Ich schrieb es heute bereits auf Mastodon. Nach einem Denkanstoß informierte ich mich genauer über die Gesetzeslage und es ergab sich, dass ich die Seite bei *pieeeeeep* sofort vom Netz nehmen musste. Denn als Empfänger von SGB XII (Grundsicherung) ist es mir nicht gestattet, Geldgeschenke / Spenden anzunehmen.

Wenn uns jemand unterstützen möchte und wissen will, wie man meiner Tochter und mir trotzdem noch helfen kann oder wenn Fragen sind, der meldet sich am besten per Email über die Adresse wagrier[ät]pm[punkt]me bei mir. Man kann sich auch per Messenger melden. Dazu einfach auf der Kontaktseite schauen.

Eine weiter Möglichkeit ist, wenn jemand Anderes Spenden sammelt und davon dann Sachspenden kauft.

Geschenkt wurden kürzlich dringend notwendige Turnschuhe und ein Fahrradschloss sowie Schulsachen für das Kind und Lebensmittel.

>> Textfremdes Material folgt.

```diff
diff --git a/rag_llm_k8s_amd/ops/native.py b/rag_llm_k8s_amd/ops/native.py
--- a/rag_llm_k8s_amd/ops/native.py
+++ b/rag_llm_k8s_amd/ops/native.py
@@ -1081,15 +1081,24 @@
 
 DECODE_KL = os.environ.get("RAGK_DECODE_KL", "1") != "0"
 
+DECODE_KL_STREAM = os.environ.get("RAGK_DECODE_KL_STREAM", "1") != "0"
+
 DECODE_DIAG = 0
 
 DEC_NT, DEC_SINGLE, DEC_KL, DEC_DEFER_MERGE, DEC_DIAG_SHIFT = 1, 2, 4, 8, 4
-
-
-def decode_flags(B, Hkv, defer_merge=False):
-    return ((DEC_NT if B * Hkv >= DECODE_NT_MIN_BH else 0) | (DEC_SINGLE if _decode_single(B, Hkv) else 0)
+DEC_KL_STREAM = 64
+
+
+def decode_flags(B, Hkv, defer_merge=False, kl_route=False):
+    single = _decode_single(B, Hkv)
+    stream = kl_route and single and DECODE_KL and DECODE_KL_STREAM and not DECODE_DIAG
+    return ((DEC_NT if B * Hkv >= DECODE_NT_MIN_BH else 0) | (DEC_SINGLE if single else 0)
             | (DEC_KL if DECODE_KL else 0) | (DEC_DEFER_MERGE if defer_merge else 0)
-            | (DECODE_DIAG << DEC_DIAG_SHIFT))
+            | (DECODE_DIAG << DEC_DIAG_SHIFT) | (DEC_KL_STREAM if stream else 0))
+
+
+def decode_kl_route(f8, Hq, Hkv, D, max_parts):
+    return not f8 and D == 128 and Hq == 4 * Hkv and max_parts == 1
 
 
 def _launch_attn_decode(q, rope, k_cache, v_cache, block_tables, kv_lens, out, Hq, Hkv, D, part_tiles, max_parts, ws_o,
@@ -1119,8 +1128,8 @@
         ptr(q), q.stride(0) if q is not None else 0, ptr(P), P.shape[0] if rope else 0, P.shape[2] if rope else 0,
         ptr(positions), ptr(slots), ptr(cos_t), ptr(sin_t), kd.data_ptr(), vd.data_ptr(), ptr(ks), ptr(vs),
         block_tables.data_ptr(), block_tables.stride(0), kv_lens.data_ptr(), ptr(ws_o), ptr(ws_ml), out.data_ptr(),
-        out.stride(0), B, Hq, Hkv, D, part_tiles, max_parts, float(scale), decode_flags(B, Hkv, defer_merge),
-        stream_ptr()), "ragk_attn_decode")
+        out.stride(0), B, Hq, Hkv, D, part_tiles, max_parts, float(scale),
+        decode_flags(B, Hkv, defer_merge, decode_kl_route(f8, Hq, Hkv, D, max_parts)), stream_ptr()), "ragk_attn_decode")
     return out
 
 
```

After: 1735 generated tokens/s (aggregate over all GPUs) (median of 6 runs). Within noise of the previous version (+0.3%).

Dafür herzlichen Dank an die Supporter <3


Die dringendsten Sachen die derzeit benötigt werden

  • T-Shirts für das Kind
  • Kettenöl und Fahrradwerkzeug für Tochterkinds neues Fahrrad (ca. 30,00 €)
  • Eine neue C-Pap Maske für mein Schlafapnoe-Atemgerät (179,00 € + 29,90 € für den Schlauch)

Folgend noch mal der Text, der auf *pieeeeep* stand:

Mein Name ist Mario, habe eine Tochter, bin 52 Jahre alt und ich bin esssüchtig.

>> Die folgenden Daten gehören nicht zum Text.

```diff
+extern "C" int ctclip_grad_finish(const ctclip_finish_job* jobs, int32_t njobs, void* stream) {
+  if (njobs <= 0) return 0;
+  CT_REQUIRE(jobs, CT_EINVAL);
+  std::vector<FinInfo> info(njobs);
+  int levels = 0;
+  for (int32_t i = 0; i < njobs; ++i) {
+    const int rc = fin_describe(jobs[i], info[i]);
+    if (rc) return rc;
+    int lv = 0;
+    for (int32_t k = 0; k < i; ++k) {
+      bool dep = false;
+      for (int a = 0; a < 2 && !dep; ++a)
+        for (int c = 0; c < 2 && !dep; ++c)
+          dep = fin_overlap(info[k].w[a], info[i].w[c]) || fin_overlap(info[k].w[a], info[i].r[c]) ||
+                fin_overlap(info[k].r[a], info[i].w[c]);
+      if (dep) lv = std::max(lv, info[k].level + 1);
+    }
+    info[i].level = lv;
+    levels = std::max(levels, lv + 1);
+  }
+  for (int lv = 0; lv < levels; ++lv) {
+    std::vector<int32_t> ids;
+    for (int32_t i = 0; i < njobs; ++i)
+      if (info[i].level == lv && info[i].blocks > 0) ids.push_back(i);
+    std::stable_sort(ids.begin(), ids.end(), [&](int32_t a, int32_t b) {
+      return info[a].bytes / info[a].blocks > info[b].bytes / info[b].blocks;
+    });
+    for (size_t i0 = 0; i0 < ids.size(); i0 += FIN_JOBS) {
+      FinTable t{};
+      t.n = (int32_t)std::min<size_t>(FIN_JOBS, ids.size() - i0);
+      int32_t grid = 0;
+      for (int32_t i = 0; i < t.n; ++i) {
+        t.j[i] = jobs[ids[i0 + i]];
+        t.v4[i] = info[ids[i0 + i]].v4;
+        t.blk0[i] = grid;
+        grid += info[ids[i0 + i]].blocks;
+      }
+      for (int32_t i = t.n; i <= FIN_JOBS; ++i) t.blk0[i] = grid;
+      hipLaunchKernelGGL(grad_finish_kernel, dim3(grid), dim3(256), 0, (hipStream_t)stream, t);
+      CT_CHECK_LAUNCH();
+    }
+  }
+  return 0;
+}
diff --git a/ctpa-clip_amd/ctclip_mi355x/_lib.py b/ctpa-clip_amd/ctclip_mi355x/_lib.py
--- a/ctpa-clip_amd/ctclip_mi355x/_lib.py
+++ b/ctpa-clip_amd/ctclip_mi355x/_lib.py
@@ -19,6 +19,16 @@
     _fields_ = [('slabs', c_vp), ('nslab', c_i64), ('cols', c_i64), ('out', c_vp), ('accumulate', c_i32),
                 ('pad', c_i32)]
 
+
+class FinishJob(ctypes.Structure):
+    _fields_ = [('kind', c_i32), ('accumulate', c_i32), ('src', c_vp),
+                ('nslab', c_i64), ('rows', c_i64), ('cols', c_i64), ('ld', c_i64),
+                ('map', c_vp), ('dst', c_vp), ('ldd', c_i64), ('dst_rows', c_i64),
+                ('u', c_vp), ('gamma', c_vp), ('wq', c_vp), ('ldw', c_i64),
+                ('dst2', c_vp), ('ldd2', c_i64), ('nrest', c_i64)]
+
+
+FIN_SUM, FIN_SKINNY, FIN_LNFOLD_W, FIN_LNFOLD_G, FIN_PEG = range(5)
 
 ABI_VERSION = 2
 
@@ -222,6 +232,7 @@
     'ctclip_skinny_sgemm': [c_vp, c_i64, c_vp, c_i64, c_i64, c_i64, c_i64, c_vp, c_i32, c_vp],
     'ctclip_reduce_slabs': [c_vp, c_i64, c_i64, c_i64, c_i64, c_vp, c_i64, c_i32, c_i32, c_vp],
     'ctclip_reduce_slabs_multi': [ctypes.POINTER(SlabJob), c_i32, c_vp],
+    'ctclip_grad_finish': [ctypes.POINTER(FinishJob), c_i32, c_vp],
     'ctclip_layernorm_fwd': [c_vp, c_i32, c_i64, c_i64, c_i32, c_vp, c_vp, c_f32, c_vp, c_i64, c_vp, c_i64,
                              c_vp, c_vp, c_vp],
     'ctclip_layernorm_bwd': [c_vp, c_i32, c_i64, c_vp, c_i32, c_i64, c_vp, c_vp, c_vp, c_i64, c_i32, c_vp, c_i64,
diff --git a/ctpa-clip_amd/ctclip_mi355x/functional.py b/ctpa-clip_amd/ctclip_mi355x/functional.py
--- a/ctpa-clip_amd/ctclip_mi355x/functional.py
+++ b/ctpa-clip_amd/ctclip_mi355x/functional.py
@@ -567,6 +567,11 @@
     def backward(ctx, dx3f, _dx3b):
         if dx3f is None:
             return (None,) * 16
+        with K.grad_finisher():
+            return ViTLayerFn._backward(ctx, dx3f)
+
+    @staticmethod
+    def _backward(ctx, dx3f):
         (xb, x1b, m1, r1, xn, q, kv, qn, kn, o, lse, x2b, m2, r2, xn2, h, g, bias_u, Wq_b, Wkv_b, Wo_b, W1p,
          W2p) = ctx.saved_tensors
         peg_w, peg_b, norm_g, q_scale, k_scale, Wq, Wkv, Wo, ff_w, ff_b, W1, W2 = ctx.params
@@ -582,7 +587,7 @@
         M_ = dx3b.shape[0]
         if gsink(W2) is not None:
             K.matmul_tn(dx3b, g, tag='dw', flops=2.0 * M_ * W2.shape[0] * W2.shape[1],
-                        unpack=(gsink(W2), None, W2.shape[1]))
+                        unpack=(gsink(W2), None, W2.shape[1]), finish=True)
         fused = K.matmul_nn_ln_bwd(dh_, W1p, x2b, m2, r2, ff_w, dx3f, dgamma_out=gsink(ff_w),
                                    dbeta_out=gsink(ff_b)) if K.ln_guarded() else None
         if fused is None:
@@ -590,14 +595,14 @@
         if gsink(W1) is not None:
             rmap = ff1_rowmap(W1.shape[0] // 2, dev)
             K.matmul_tn(dh_, xn2, tag='dw', flops=2.0 * M_ * W1.shape[0] * W1.shape[1],
-                        unpack=(gsink(W1), rmap, W1.shape[1]))
+                        unpack=(gsink(W1), rmap, W1.shape[1]), finish=True)
         if fused is not None:
             dx2f, dx2b = fused
         else:
             dx2f, dx2b, _, _ = K.layernorm_bwd(dxn2, x2b, m2, r2, ff_w, dres=dx3f, dgamma_out=gsink(ff_w),
                                                dbeta_out=gsink(ff_b))
         do = K.matmul_nn(dx2b, Wo_b)
-        K.matmul_tn(dx2b, o, out=gsink(Wo), accumulate=True, tag='dw')
+        K.matmul_tn(dx2b, o, out=gsink(Wo), accumulate=True, tag='dw', finish=True)
         dqn = torch.empty_like(qn)
         dkn = torch.empty_like(kn)
         L, nseq, seq = geo.seq()
@@ -621,7 +626,7 @@
             _, _, u1, c1, be1 = K.l2norm_qk_bwd_fold(qk, dqkn, q_scale, k_scale, r1, m1, dqkv[:, :2 * inner], cs,
                                                      x1b.shape[1], ds_q_out=gsink(q_scale),
                                                      ds_k_out=gsink(k_scale))
-            Gqkv = K.matmul_tn(dqkv, x1b, tag='dw')
+            Gqkv = K.matmul_tn(dqkv, x1b, tag='dw', finish=True)
             gq, gkv = gsink(Wq), gsink(Wkv)
             K.lnfold_wgrad(Gqkv, u1, norm_g, gq if gq is not None else torch.empty(Wq.shape, device=dev),
                            wq=Wq.detach(), grad_gamma=gsink(norm_g),
@@ -639,8 +644,8 @@
             fusable = K.ln_guarded() and K.ln_fusable(dq.shape[0], Wq_b.shape[1], bwd=True)
             if not fusable:
                 dxn = K.matmul_nn(dq, Wq_b)
-            K.matmul_tn(dq, xn, out=gsink(Wq), accumulate=True, tag='dw')
-            K.matmul_tn(dkv, x1b, out=gsink(Wkv), accumulate=True, tag='dw')
+            K.matmul_tn(dq, xn, out=gsink(Wq), accumulate=True, tag='dw', finish=True)
+            K.matmul_tn(dkv, x1b, out=gsink(Wkv), accumulate=True, tag='dw', finish=True)
             dx1kv = K.matmul_nn(dkv, Wkv_b, residual=dx2f, out_dtype=F32)
             fused = K.matmul_nn_ln_bwd(dq, Wq_b, x1b, m1, r1, norm_g, dx1kv, dgamma_out=gsink(norm_g)) \
                 if fusable else None
diff --git a/ctpa-clip_amd/ctclip_mi355x/kernels.py b/ctpa-clip_amd/ctclip_mi355x/kernels.py
--- a/ctpa-clip_amd/ctclip_mi355x/kernels.py
+++ b/ctpa-clip_amd/ctclip_mi355x/kernels.py
@@ -322,7 +322,8 @@
     return max(1, s)
 
 
-def matmul_tn(dy, x, *, out=None, accumulate=False, split_k=None, alpha=1.0, tag=None, flops=None, unpack=None):
+def matmul_tn(dy, x, *, out=None, accumulate=False, split_k=None, alpha=1.0, tag=None, flops=None, unpack=None,
+              finish=False):
     M, N = dy.shape
     K = x.shape[1]
     assert x.shape[0] == M
@@ -352,15 +353,25 @@
         dst, rowmap, cols = unpack
         assert dst.dtype == F32 and dst.stride(1) == 1 and cols <= K
         assert rowmap is None or (rowmap.dtype == torch.int32 and rowmap.numel() == N)
+        if finish and _FINISH[0]:
+            _queue_finish(_lib.FIN_SUM, (slabs, rowmap), (dst,), accumulate=1, src=ptr(slabs), nslab=s, rows=N,
+                          cols=cols, ld=K, map=ptr(rowmap), dst=ptr(dst), ldd=dst.stride(0), dst_rows=dst.shape[0])
+            return dst
         call('ctclip_reduce_slabs_rows', ptr(slabs), s, N, cols, K, ptr(rowmap), ptr(dst), dst.stride(0), 1,
              stream_ptr())
         return dst
-    reduce_slabs(slabs, out, accumulate=accumulate)
-    return out
-
-
-def reduce_slabs(slabs, out, accumulate=False):
+    reduce_slabs(slabs, out, accumulate=accumulate, finish=finish)
+    return out
+
+
+def reduce_slabs(slabs, out, accumulate=False, finish=False):
     s, rows, cols = slabs.shape
+    if finish and _FINISH[0] and out.dtype == F32 and rows * cols:
+        skinny = rows * (cols // 4) < 64 * 1024 and s >= 16
+        _queue_finish(_lib.FIN_SKINNY if skinny else _lib.FIN_SUM, (slabs,), (out,), accumulate=int(accumulate),
+                      src=ptr(slabs), nslab=s, rows=rows, cols=cols, ld=cols, dst=ptr(out), ldd=out.stride(0),
+                      dst_rows=rows)
+        return out
     call('ctclip_reduce_slabs', ptr(slabs), s, rows, cols, cols, ptr(out), out.stride(0),
          int(out.dtype == F32), int(accumulate), stream_ptr())
     return out
@@ -368,6 +379,74 @@
 
 _DEFERRED = {}
 _CB_QUEUED = [None]
+GRAD_FINISH = True
+_FINISH = [False]
+
+
+class FinishJob:
+    __slots__ = ('fields', 'keep', 'outs')
+
+    def __init__(self, fields, keep, outs):
+        self.fields, self.keep, self.outs = fields, keep, [o for o in outs if o is not None]
+
+
+def _job_in(j, lo, hi):
+    outs = j.outs if isinstance(j, FinishJob) else (j[1],)
+    return any(lo <= o.data_ptr() < hi for o in outs)
+
+
+def _queue_job(job, device=None):
+    st = torch.cuda.current_stream(device)
+    _DEFERRED.setdefault(st.cuda_stream, (st, []))[1].append(job)
+    task = _graph_task()
+    if _CB_QUEUED[0] != task:
+        torch.autograd.Variable._execution_engine.queue_callback(_end_of_backward)
+        _CB_QUEUED[0] = task
+
+
+def _queue_finish(kind, keep, outs, **fields):
+    _queue_job(FinishJob(dict(fields, kind=kind), keep, outs), outs[0].device)
+
+
+def _launch_finish(st, jobs):
+    arr = (_lib.FinishJob * len(jobs))()
+    for a, j in zip(arr, jobs):
+        for k, v in j.fields.items():
+            setattr(a, k, v)
+    call('ctclip_grad_finish', arr, len(jobs), st.cuda_stream)
+
+
+@contextlib.contextmanager
+def grad_finisher():
+    if not (GRAD_FINISH and _in_backward()) or _FINISH[0]:
+        yield
+        return
+    _FINISH[0] = True
+    try:
+        yield
+    finally:
+        _FINISH[0] = False
+    key = torch.cuda.current_stream().cuda_stream
+    if key in _DEFERRED:
+        st, jobs = _DEFERRED[key]
+        mine = [j for j in jobs if isinstance(j, FinishJob)]
+        rest = [j for j in jobs if not isinstance(j, FinishJob)]
+        if rest:
+            _DEFERRED[key] = (st, rest)
+        else:
+            del _DEFERRED[key]
+        if mine:
+            _launch_finish(st, mine)
+
+
+@contextlib.contextmanager
+def grad_finish_off():
+    global GRAD_FINISH
+    was, GRAD_FINISH = GRAD_FINISH, False
+    try:
+        yield
+    finally:
+        GRAD_FINISH = was
 
 
 def _graph_task():
@@ -393,14 +472,18 @@
         if lo is None:
             take, keep = jobs, []
         else:
-            take = [j for j in jobs if lo <= j[1].data_ptr() < hi]
-            keep = [j for j in jobs if not (lo <= j[1].data_ptr() < hi)]
+            take = [j for j in jobs if _job_in(j, lo, hi)]
+            keep = [j for j in jobs if not _job_in(j, lo, hi)]
         if keep:
             _DEFERRED[k] = (st, keep)
         else:
             del _DEFERRED[k]
         if not take:
             continue
+        fin = [j for j in take if isinstance(j, FinishJob)]
+        if fin:
+            _launch_finish(st, fin)
+            take = [j for j in take if not isinstance(j, FinishJob)]
         while take:
             seen, batch, rest = set(), [], []
             for j in take:
@@ -425,12 +508,7 @@
     nb, D = part.shape[0], part.shape[-1]
     if (nb >= 16 and out.dtype == F32 and out.is_contiguous() and part.is_contiguous()
             and D % 4 == 0 and _in_backward()):
-        st = torch.cuda.current_stream(part.device)
-        _DEFERRED.setdefault(st.cuda_stream, (st, []))[1].append((part, out.view(-1), accumulate))
-        task = _graph_task()
-        if _CB_QUEUED[0] != task:
-            torch.autograd.Variable._execution_engine.queue_callback(_end_of_backward)
-            _CB_QUEUED[0] = task
+        _queue_job((part, out.view(-1), accumulate), part.device)
         return out
     return reduce_slabs(part.view(nb, 1, D), out.view(1, D), accumulate=accumulate)
 
@@ -802,7 +880,7 @@
          ptr(k_scale), ptr(out), out.stride(0), ptr(part_s), nb, ptr(row_rstd), ptr(row_mean), ptr(part_u),
          ptr(fold_cs), int(Dm), ptr(c1), ptr(beta), stream_ptr())
     u = torch.empty(256, device=dev, dtype=F32)
-    reduce_slabs(part_u.view(nb, 1, 256), u.view(1, 256))
+    reduce_slabs(part_u.view(nb, 1, 256), u.view(1, 256), finish=True)
     ds = []
     for i, sink in ((0, ds_q_out), (1, ds_k_out)):
         if sink is not None:
@@ -820,6 +898,15 @@
     nrest = G.shape[0] - nq
     assert nrest == 0 or grad_rest is not None
     g = gamma.detach().contiguous()
+    if _FINISH[0]:
+        common = dict(src=ptr(G), ld=G.stride(0), rows=nq, cols=Kd, u=ptr(u))
+        _queue_finish(_lib.FIN_LNFOLD_W, (G, u, g), (grad_q, grad_rest), gamma=ptr(g), nrest=nrest, dst=ptr(grad_q),
+                      ldd=grad_q.stride(0), dst2=ptr(grad_rest),
+                      ldd2=grad_rest.stride(0) if grad_rest is not None else 0, **common)
+        if grad_gamma is not None:
+            _queue_finish(_lib.FIN_LNFOLD_G, (G, u, wq), (grad_gamma,), wq=ptr(wq), ldw=wq.stride(0),
+                          dst=ptr(grad_gamma), **common)
+        return grad_q
     call('ctclip_lnfold_wgrad', ptr(G), G.stride(0), ptr(u), ptr(g), ptr(wq), wq.stride(0) if wq is not None else 0,
          nq, nrest, Kd, ptr(grad_q), grad_q.stride(0), ptr(grad_gamma), ptr(grad_rest),
          grad_rest.stride(0) if grad_rest is not None else 0, stream_ptr())
@@ -859,6 +946,11 @@
     if dweight_out is not None or dbias_out is not None:
         assert dweight_out is None or (dweight_out.is_contiguous() and dweight_out.numel() == D * 27)
         assert dbias_out is None or (dbias_out.is_contiguous() and dbias_out.numel() == D)
+        if _FINISH[0]:
+            _queue_finish(_lib.FIN_PEG, (part,), [o for o in (dweight_out, dbias_out) if o is not None],
+                          accumulate=1, src=ptr(part), nslab=nblk, cols=D, ld=D, dst=ptr(dweight_out),
+                          dst2=ptr(dbias_out))
+            return dxf, dxb, dweight_out, dbias_out
         call('ctclip_peg_wgrad_reduce', ptr(part), nblk, D, ptr(dweight_out), ptr(dbias_out), 1, stream_ptr())
         return dxf, dxb, dweight_out, dbias_out
     dw = torch.empty(D, 27, device=xb.device, dtype=F32)
diff --git a/ctpa-clip_amd/ctclip_mi355x/trainer.py b/ctpa-clip_amd/ctclip_mi355x/trainer.py
--- a/ctpa-clip_amd/ctclip_mi355x/trainer.py
+++ b/ctpa-clip_amd/ctclip_mi355x/trainer.py
@@ -554,7 +554,8 @@
                 if model.temperature.requires_grad:
                     self.flat.rebind_grads([model.temperature])
                     model.temperature.grad.add_(dlt.reshape(()))
-                self._chunked_pass2(text, video, chunk, dt, di, states, keep)
+                with K.grad_finish_off():
+                    self._chunked_pass2(text, video, chunk, dt, di, states, keep)
             model.apply_held_ema()
         except BaseException:
             dist_sync.disarm()
diff --git a/include/ctclip_hip.h b/include/ctclip_hip.h
--- a/include/ctclip_hip.h
+++ b/include/ctclip_hip.h
@@ -102,6 +102,26 @@
   int32_t accumulate, pad;
 } ctclip_slab_job;
 int ctclip_reduce_slabs_multi(const ctclip_slab_job* jobs, int32_t njobs, void* stream);
+#define CT_FIN_SUM 0
+#define CT_FIN_SKINNY 1
+#define CT_FIN_LNFOLD_W 2
+#define CT_FIN_LNFOLD_G 3
+#define CT_FIN_PEG 4
+typedef struct {
+  int32_t kind, accumulate;
+  const float* src;
+  int64_t nslab, rows, cols, ld;
+  const int32_t* map;
+  float* dst;
+  int64_t ldd, dst_rows;
+  const float* u;
+  const float* gamma;
+  const float* wq;
+  int64_t ldw;
+  float* dst2;
+  int64_t ldd2, nrest;
+} ctclip_finish_job;
+int ctclip_grad_finish(const ctclip_finish_job* jobs, int32_t njobs, void* stream);
 int ctclip_reduce_slabs_ep(const float* slabs, int64_t nslab, int64_t rows, int64_t cols, int64_t ld,
                            const ctclip_gemm_args* ep, void* stream);
 
```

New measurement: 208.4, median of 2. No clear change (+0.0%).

Hallo, es freut mich, dass Du es als erachtenswert siehst, Dir meine Spendenseite anzuschauen. Dafür schon mal meinen herzlichsten Dank. Ich beschreibe im Folgenden etwas, wie ich in die heutige Situation gekommen bin und was mich aktuell dazu bewegt hat, um Hilfe zu bitten.

Mein Lebensweg war nie wirklich leicht, schon mit 17 Jahren litt ich an Depressionen, die mich mit 18 dazu führten, meinem Leben ein Ende setzen zu wollen. Der Versuch ging daneben und das ist auch gut so. Ich fing 1990 an, den Beruf des Krankenpflegers zu erlernen. In diesem Beruf arbeitete ich bis 2002. Ich habe mir im Beruf drei Bandscheiben ruiniert, was mich in eine schwere Schmerzmittelabhängigkeit trieb. 2002 kam dann der große Zusammenbruch. Ich war nicht mehr in der Lage, meinen Beruf auszuüben. Ich begann einen Entzug der Schmerzmittel ohne Hilfe und ich rutschte von einer Schmerzmittelsucht in eine Essstörung. So habe ich von 2002 bis 2004 von 140 kg auf 230 kg zugenommen.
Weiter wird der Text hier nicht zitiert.